05 · Define the Ray Train Loop (DDP per-worker)

05 · Define the Ray Train Loop (DDP per-worker)#

This is the per-worker training function that Ray executes on each process/GPU. It keeps your PyTorch code intact while Ray handles process launch, device placement, and data sharding.

Key points:

Inputs via config: we pass hyperparameters like num_epochs and a global_batch_size.
Model & optimizer: load_model_ray_train() returns a model already wrapped by Ray Train (DDP + correct device). We use Adam and CrossEntropyLoss for MNIST.
Batch sizing: we split the global batch across workers:
per_worker_batch = global_batch_size // world_size.
Data sharding: build_data_loader_ray_train(...) returns a DataLoader wrapped with a DistributedSampler; each worker sees a disjoint shard.
Epoch control: data_loader.sampler.set_epoch(epoch) ensures proper shuffling across epochs in distributed mode.
Training step: standard PyTorch loop—forward → loss → zero_grad → backward → step.
Metrics & checkpointing: print_metrics_ray_train(...) logs loss; save_checkpoint_and_metrics_ray_train(...) calls ray.train.report(...) (rank-0 saves the checkpoint).

This function is passed to TorchTrainer, which runs it concurrently on all workers.

Let’s see how this data-parallel training loop will look like with Ray Train and PyTorch.

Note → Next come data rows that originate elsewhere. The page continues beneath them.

# lionnus/I-ViT

Measured on AMD Instinct MI355X. Metric: images/sec DeiT-B INT8 @batch256, 1→8 MI355X; % INT8 MFMA peak, higher is better.
Workload: dtype int8; 1 GPU; DeiT-B INT8 integer-only forward, batch 256 per GPU, 224x224; global_batch=256, parallelism=dp1, launch=hip-graph replay, bitwidth=8, activation_ranges=power-of-two, operators=I-ViT (IVITIntLayerNorm, Shiftmax, ShiftGELU)

## Files before the change

i-vit_amd/csrc/check_resources.py:

```python
#!/usr/bin/env python3
import re
import sys

GUARDED = ("gemm_i8_wreg_kernel", "gemm_i8_pers_kernel")
FIELDS = {"VGPRs": r"\bVGPRs: (\d+)", "AGPRs": r"AGPRs: (\d+)", "Scratch": r"ScratchSize \[bytes/lane\]: (\d+)",
          "Occupancy": r"Occupancy \[waves/SIMD\]: (\d+)", "VGPRSpill": r"VGPRs Spill: (\d+)", "SGPRSpill": r"SGPRs Spill: (\d+)",
          "LDS": r"LDS Size \[bytes/block\]: (\d+)"}


def parse(text):
    kernels, cur = {}, None
    for line in text.splitlines():
        m = re.search(r"Function Name: (\S+)", line)
        if m:
            cur = kernels.setdefault(m.group(1), {})
            continue
        if cur is None:
            continue
        for k, pat in FIELDS.items():
            m = re.search(pat, line)
            if m and k not in cur:
                cur[k] = int(m.group(1))
    return kernels


def occupancy_rules(path, what):
    kernels = parse(open(path, errors="replace").read())
    bad, seen = [], 0
    for name, r in sorted(kernels.items()):
        if what == "attention" and "attention_long_kernel" in name:
            m = re.search(r"attention_long_kernelILi(\d+)ELb([01])ELi(\d+)ELi(\d+)E", name)
            occ, need_no_scratch = int(m.group(4)) // 256, True
        elif what == "attention" and "attention_cls_kernel" in name:
            occ, need_no_scratch = 3, True
        elif what == "attention":
            m = re.search(r"attention_kernelILi(\d+)ELi(\d+)ELi(\d+)ELb([01])E", name)
            if not m:
                continue
            occ, need_no_scratch = int(m.group(3)), m.group(4) == "0"
        elif what == "swin":
            if "window_attention_long_kernel" in name:
                occ, need_no_scratch = 2, True
            elif "window_attention_kernel" in name:
                occ, need_no_scratch = 4, True
            else:
                m = re.search(r"layernorm_i16_i8_tiled(_compat)?_kernelILi(\d+)ELi(\d+)E", name)
                if not m:
                    continue
                occ, need_no_scratch = (3 if m.group(1) and int(m.group(3)) >= 2 else 4), True
        elif "head_topk_kernel" in name:
            occ, need_no_scratch = 8, True
        else:
            m = re.search(r"layernorm_i8_stream_kernelILi(\d+)ELi(\d+)ELi(\d+)ELb([01])ELi(\d+)E", name)
            if not m:
                continue
            occ = int(m.group(5))
            need_no_scratch = m.group(4) == "0" or int(m.group(2)) == 3
        seen += 1
        ok = r.get("Occupancy", 0) >= occ and (r.get("Scratch") == 0 and r.get("VGPRSpill", 0) == 0 or not need_no_scratch)
        print(("ok   " if ok else "FAIL ") + f"{name}: VGPR {r.get('VGPRs')}, scratch {r.get('Scratch')}, occupancy {r.get('Occupancy')} (launcher assumes {occ}"
              f"{', no scratch' if need_no_scratch else ''})")
        if not ok:
            bad.append(name)
    if seen == 0:
        print("check_resources: no", what, "kernel found in", path)
        return 1
    if bad:
        print("check_resources: occupancy / scratch assumption of the launchers violated:", ", ".join(bad))
        return 1
    return 0


def main(path):
    kernels = parse(open(path, errors="replace").read())
    bad, seen = [], 0
    for name, r in sorted(kernels.items()):
        if not any(g in name for g in GUARDED):
            continue
        seen += 1
        regs = r.get("VGPRs", 0) + r.get("AGPRs", 0)
        line = (f"{name}: VGPR+AGPR {regs}, scratch {r.get('Scratch')}, VGPR spill {r.get('VGPRSpill')}, "
                f"SGPR spill {r.get('SGPRSpill')}, occupancy {r.get('Occupancy')}, LDS {r.get('LDS')}")
        ok = (r.get("Scratch") == 0 and r.get("VGPRSpill") == 0 and regs <= 256 and r.get("Occupancy", 0) >= 2
              and r.get("LDS", 0) <= 81920)
        print(("ok   " if ok else "FAIL ") + line)
        if not ok:
            bad.append(name)
    if seen == 0:
        print("check_resources: no guarded kernel found in", path)
        return 1
    if bad:
        print("check_resources: register / scratch budget of the inline-asm GEMM kernels violated:", ", ".join(bad))
        return 1
    return 0


if __name__ == "__main__":
    sys.exit(occupancy_rules(sys.argv[1], sys.argv[2]) if len(sys.argv) > 2 else main(sys.argv[1]))
```

i-vit_amd/csrc/gemm.hip:

```cpp
#include <type_traits>
#include "gemm_common.h"

namespace {

template <int EPI>
__global__ __launch_bounds__(NT) void gemm_i8_kernel(GemmArgs g)
{
    __shared__ __attribute__((aligned(16))) char smem[SMEM_BYTES + BN * 8];

    const int nblk = g.tiles_m * g.tiles_n;
    const int bid = blockIdx.x;
    const int q8 = nblk >> 3, r8 = nblk & 7, xcd = bid & 7;
    const int lid = (xcd < r8 ? xcd * (q8 + 1) : r8 * (q8 + 1) + (xcd - r8) * q8) + (bid >> 3);
    const int tm = lid / g.tiles_n, tn = lid - tm * g.tiles_n;
    const int m0 = tm * BM, n0 = tn * BN;

    const int tid = threadIdx.x;
    const int lane = tid & 63, wave = tid >> 6;
    const int wm = wave >> 1, wn = wave & 1;
    const int h = lane >> 5, l31 = lane & 31;
    if constexpr (EPI != EPI_I32 && EPI != EPI_RQ16 && EPI != EPI_RQ16_RES16) fill_rq_table(g, smem + SMEM_BYTES, n0, BN, tid);

    const int srow = tid >> 2, sc = tid & 3;
    const int8_t* ap[2];
// ... 862 lines not shown
                acc[ii] = *reinterpret_cast<const v4i*>(bias + 16 * i + 4 * g4);
#pragma unroll
                for (int ks = 0; ks < SK_MAXK / 32; ++ks)
                    if (ks < nks)
                        acc[ii] = __builtin_amdgcn_mfma_i32_16x16x32_i8(*reinterpret_cast<const long*>(smem + ((size_t)(i * nks + ks) * 64 + lane) * 8),
                                                                         bf[ks], acc[ii], 0, 0, 0);
            }
            int b[4][4];
            unsigned unc = 0;
#pragma unroll
            for (int ii = 0; ii < 4; ++ii) {
                const int i = min(i0 + ii, nsub - 1);
#pragma unroll
                for (int r = 0; r < 4; ++r) {
                    const float2 lh = lohi[16 * i + 4 * g4 + r];
                    const float a = (float)acc[ii][r];
                    const int tl = __float_as_int(__builtin_fmaf(a, lh.x, 12582912.0f));
                    const int th = __float_as_int(__builtin_fmaf(a, lh.y, 12582912.0f));
                    asm("v_sad_u32 %0, %1, %2, %3" : "=v"(unc) : "v"(tl), "v"(th), "v"(unc));
                    b[ii][r] = clamp_i32(tl, 0x4B400000 - 128, 0x4B400000 + 127);
                }
            }
            if (__builtin_amdgcn_ballot_w64(unc != 0) != 0) {
#pragma unroll
                for (int ii = 0; ii < 4; ++ii) {
                    const int c0 = 16 * min(i0 + ii, nsub - 1) + 4 * g4;
#pragma unroll
                    for (int r = 0; r < 4; ++r) {
                        const double tq = (double)acc[ii][r] * dyadic_mult(g.m[c0 + r], g.e[c0 + r]) + IVIT_MAGIC;
                        b[ii][r] = clamp_i32((int)(unsigned)__double_as_longlong(tq), -128, 127);
                    }
                }
            }
            unsigned D[4];
#pragma unroll
            for (int ii = 0; ii < 4; ++ii)
                D[ii] = __builtin_amdgcn_perm((unsigned)b[ii][1], (unsigned)b[ii][0], 0x0c0c0400u) |
                        __builtin_amdgcn_perm((unsigned)b[ii][3], (unsigned)b[ii][2], 0x04000c0cu);
            typedef unsigned v2u __attribute__((ext_vector_type(2)));
            const v2u ab = __builtin_amdgcn_permlane32_swap(D[0], D[2], false, false);
            const v2u cd = __builtin_amdgcn_permlane32_swap(D[1], D[3], false, false);
            const v2u ac = __builtin_amdgcn_permlane16_swap(ab.x, cd.x, false, false);
            const v2u bd = __builtin_amdgcn_permlane16_swap(ab.y, cd.y, false, false);
            const int ci = i0 + g4;
            if (ci < nsub && t < g.M) {
                const int4 v = make_int4((int)ac.x, (int)ac.y, (int)bd.x, (int)bd.y);
                if constexpr (EPI == EPI_QKV) *reinterpret_cast<int4*>(out + coff[4 * ci] + qrow_off) = v;
                else *reinterpret_cast<int4*>(out + (int64_t)t * g.ldo + 16 * ci) = v;
            }
        }
    }
}
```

# 05. Define the Ray Train per-worker training loop

def train_loop_ray_train(config: dict):  # pass in hyperparameters in config
    # config holds hyperparameters passed from TorchTrainer (e.g. num_epochs, global_batch_size)

    # Define loss function for MNIST classification
    criterion = CrossEntropyLoss()

    # Build and prepare the model for distributed training.
    # load_model_ray_train() calls ray.train.torch.prepare_model()
    # → moves model to GPU and wraps it in DistributedDataParallel (DDP).
    model = load_model_ray_train()

    # Standard optimizer (learning rate fixed for demo)
    optimizer = Adam(model.parameters(), lr=1e-5)

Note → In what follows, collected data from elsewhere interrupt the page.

int tmjx_gemm_nt(const float *A, int lda, const float *W, int ldw, const float *bias, float *C, int ldc, int M, int N, int K, void *stream);
int tmjx_gemm_nn(const float *A, int lda, const float *W, int ldw, float *C, int ldc, int M, int N, int K, void *stream);
int tmjx_gemm_nt_silu_ln_ok(const float *A, int lda, const float *W, int ldw, int N);
int tmjx_gemm_nt_silu_ln(const float *A, int lda, const float *W, int ldw, const float *bias, const float *gamma, const float *beta, float *Z, float *Y,
                         int ldc, float *stats, int M, int N, int K, float eps, void *stream);
int tmjx_gemm_nn_ln_bwd_ok(const float *dY, int ldy, const float *W, int ldw, int N);
long long tmjx_gemm_nn_ln_bwd_partial_floats(int M, int N);
int tmjx_gemm_nn_ln_bwd(const float *dY, int ldy, const float *W, int ldw, const float *z, const float *bias, const float *gamma, const float *stats,
                        float *dz, float *partial, int M, int N, int K, void *stream);
int tmjx_gemm_nt_silu_ok(const float *A, int lda, const float *W, int ldw);
int tmjx_gemm_nt_silu(const float *A, int lda, const float *W, int ldw, const float *bias, float *Z, float *Y, int ldc, int M, int N, int K, void *stream);
int tmjx_silu_fwd(const float *z, const float *bias, float *y, long long rows, int N, void *stream);
int tmjx_silu_bwd(const float *dy, const float *z, const float *bias, float *dz, long long rows, int N, void *stream);
int tmjx_gemm_nn_silu_bwd_ok(const float *dY, int ldy, const float *W, int ldw);
int tmjx_gemm_nn_silu_bwd(const float *dY, int ldy, const float *W, int ldw, const float *z, const float *bias, float *dZ, int M, int N, int K, void *stream);
int tmjx_silu_bwd_rank1(const float *dy1, const float *w1, const float *z, const float *bias, float *dz, long long rows, int N, void *stream);
long long tmjx_head_dw_scratch_floats(int M, int K);
int tmjx_head_dw(const float *dy1, const float *x, int ldx, float *dw, float *db, float *scratch, int M, int K, void *stream);
#define TMJX_CHAIN_MAX_HIDDEN 4
typedef struct { const float *W, *bias, *gamma, *beta; float *z, *y, *stats; int32_t K, ldw; } tmjx_chain_layer_t;
typedef struct {
  const float *A; int32_t lda, M, n_hidden, epi;
  tmjx_chain_layer_t hidden[TMJX_CHAIN_MAX_HIDDEN];
  const float *Wf, *bf; float *outf; int32_t Nf, ldwf, ldof;
  float eps;
  int32_t rows_alloc;
  const float *lat_eps; float *lat_out; const float *prop; int32_t lat_Z, lat_ld, prop_w, prop_ld;
  void *prof;
} tmjx_chain_fwd_t;
int tmjx_chain_rows(int M);
int tmjx_chain_fwd_ok(const tmjx_chain_fwd_t *chain);
int tmjx_chain_fwd(const tmjx_chain_fwd_t *chain, void *stream);
typedef struct { const float *W; int32_t ldw; const float *z, *bias, *gamma, *stats; float *dz, *partial; } tmjx_chain_bwd_stage_t;
typedef struct {
  const float *G; int32_t ldg, Kg, M, n_stages, epi;
  tmjx_chain_bwd_stage_t stage[TMJX_CHAIN_MAX_HIDDEN];
  const float *W0; int32_t ldw0, dx_cols; float *dx; int32_t lddx;
  int32_t rows_alloc;
  void *prof;
} tmjx_chain_bwd_t;
int tmjx_chain_bwd_ok(const tmjx_chain_bwd_t *chain);
int tmjx_chain_bwd(const tmjx_chain_bwd_t *chain, void *stream);

int tmjx_head_fwd_ok(const float *x, int ldx, const float *w, int K);
int tmjx_head_fwd(const float *x, int ldx, const float *w, const float *bias, float *y, int M, int K, void *stream);
long long tmjx_gemm_dw_scratch_floats(int M, int N, int K);
int tmjx_gemm_dw(const float *dY, int ldy, const float *X, int ldx, float *dW, float *db, float *scratch, int M, int N, int K, void *stream);
typedef struct tmjx_dw_problem_t {
  const float *dY, *X;
  float *dW, *db, *scratch;
  int32_t ldy, ldx, lddw, M, N, K;
} tmjx_dw_problem_t;
int tmjx_gemm_dw_grouped(const tmjx_dw_problem_t *problems, int n, void *stream);
int tmjx_gemm_dw_grouped_wgs(const tmjx_dw_problem_t *probs, int n, int target_wgs, void *stream);

typedef struct tmjx_bf16_shadow_t {
  const float *src;
  uint16_t *dst, *dst_t;
  int32_t N, K, ld_src, ld_dst, ld_dst_t;
} tmjx_bf16_shadow_t;
int tmjx_bf16_shadow(const tmjx_bf16_shadow_t *items, int n, void *stream);
int tmjx_bgemm_nt(const void *A, int a_is_f32, int lda, const uint16_t *B, int ldb, const float *bias, float *C, int ldc, int M, int N, int K,
                  void *stream);
int tmjx_bgemm_row_tile_ok(int N);
int tmjx_bf16_z_bytes(void);
long long tmjx_bgemm_partial_floats(int M, int N, int sums);
int tmjx_bgemm_ln_fwd(const void *A, int a_is_f32, int lda, const uint16_t *B, int ldb, const float *bias, const float *gamma, const float *beta, uint16_t *Z16, int ldz,
                      uint16_t *Y16, int ldy16, float *stats, int M, int N, int K, float eps, void *stream);
int tmjx_bgemm_ln_bwd(const void *dY, int dy_is_f32, int ldy, const uint16_t *Bt, int ldb, const uint16_t *z16, int ldz, const float *bias, const float *gamma,
                      const float *stats, uint16_t *dZ16, int lddz, float *partial, int M, int N, int K, void *stream);
int tmjx_bgemm_silu_fwd(const void *A, int a_is_f32, int lda, const uint16_t *B, int ldb, const float *bias, uint16_t *Z16, int ldz, uint16_t *Y16, int ldy16,
                        float *Yf, int ldyf, int M, int N, int K, void *stream);
int tmjx_bgemm_silu_bwd(const void *dY, int dy_is_f32, int ldy, const uint16_t *Bt, int ldb, const uint16_t *z16, int ldz, const float *bias, uint16_t *dZ16, int lddz,
                        float *partial, int M, int N, int K, void *stream);
int tmjx_bf_silu_bwd(const float *dY, int ldy, const uint16_t *z16, int ldz, const float *bias, uint16_t *dZ16, int lddz, float *partial, int M, int N, void *stream);
int tmjx_bf_silu_bwd_rank1(const float *dy1, const float *w1, const uint16_t *z16, int ldz, const float *bias, uint16_t *dZ16, int lddz, float *partial, int M, int N,
                           void *stream);
long long tmjx_bgemm_dw_scratch_floats(int M, int N, int K);
int tmjx_bgemm_dw(const void *dY, int y_is_f32, int ldy, const void *X, int x_is_f32, int ldx, float *dW, int lddw, float *db, float *scratch,
                  int M, int N, int K, void *stream);
typedef struct tmjx_bdw_problem_t {
  const void *dY, *X;
  float *dW, *db, *scratch;
  int32_t y_is_f32, x_is_f32, ldy, ldx, lddw, M, N, K;
} tmjx_bdw_problem_t;
int tmjx_bgemm_dw_grouped(const tmjx_bdw_problem_t *problems, int n, int target_wgs, void *stream);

    # Calculate the batch size for each worker
    global_batch_size = config["global_batch_size"]
    world_size = ray.train.get_context().get_world_size()  # total # of workers in the job
    batch_size = global_batch_size // world_size  # split global batch evenly
    print(f"{world_size=}\n{batch_size=}")

    # Wrap DataLoader with prepare_data_loader()
    # → applies DistributedSampler (shards data across workers)
    # → ensures batches are automatically moved to correct device
    data_loader = build_data_loader_ray_train(batch_size=batch_size)

    # ----------------------- Training loop ----------------------- #
    for epoch in range(config["num_epochs"]):

        # Ensure each worker shuffles its shard differently every epoch
        data_loader.sampler.set_epoch(epoch)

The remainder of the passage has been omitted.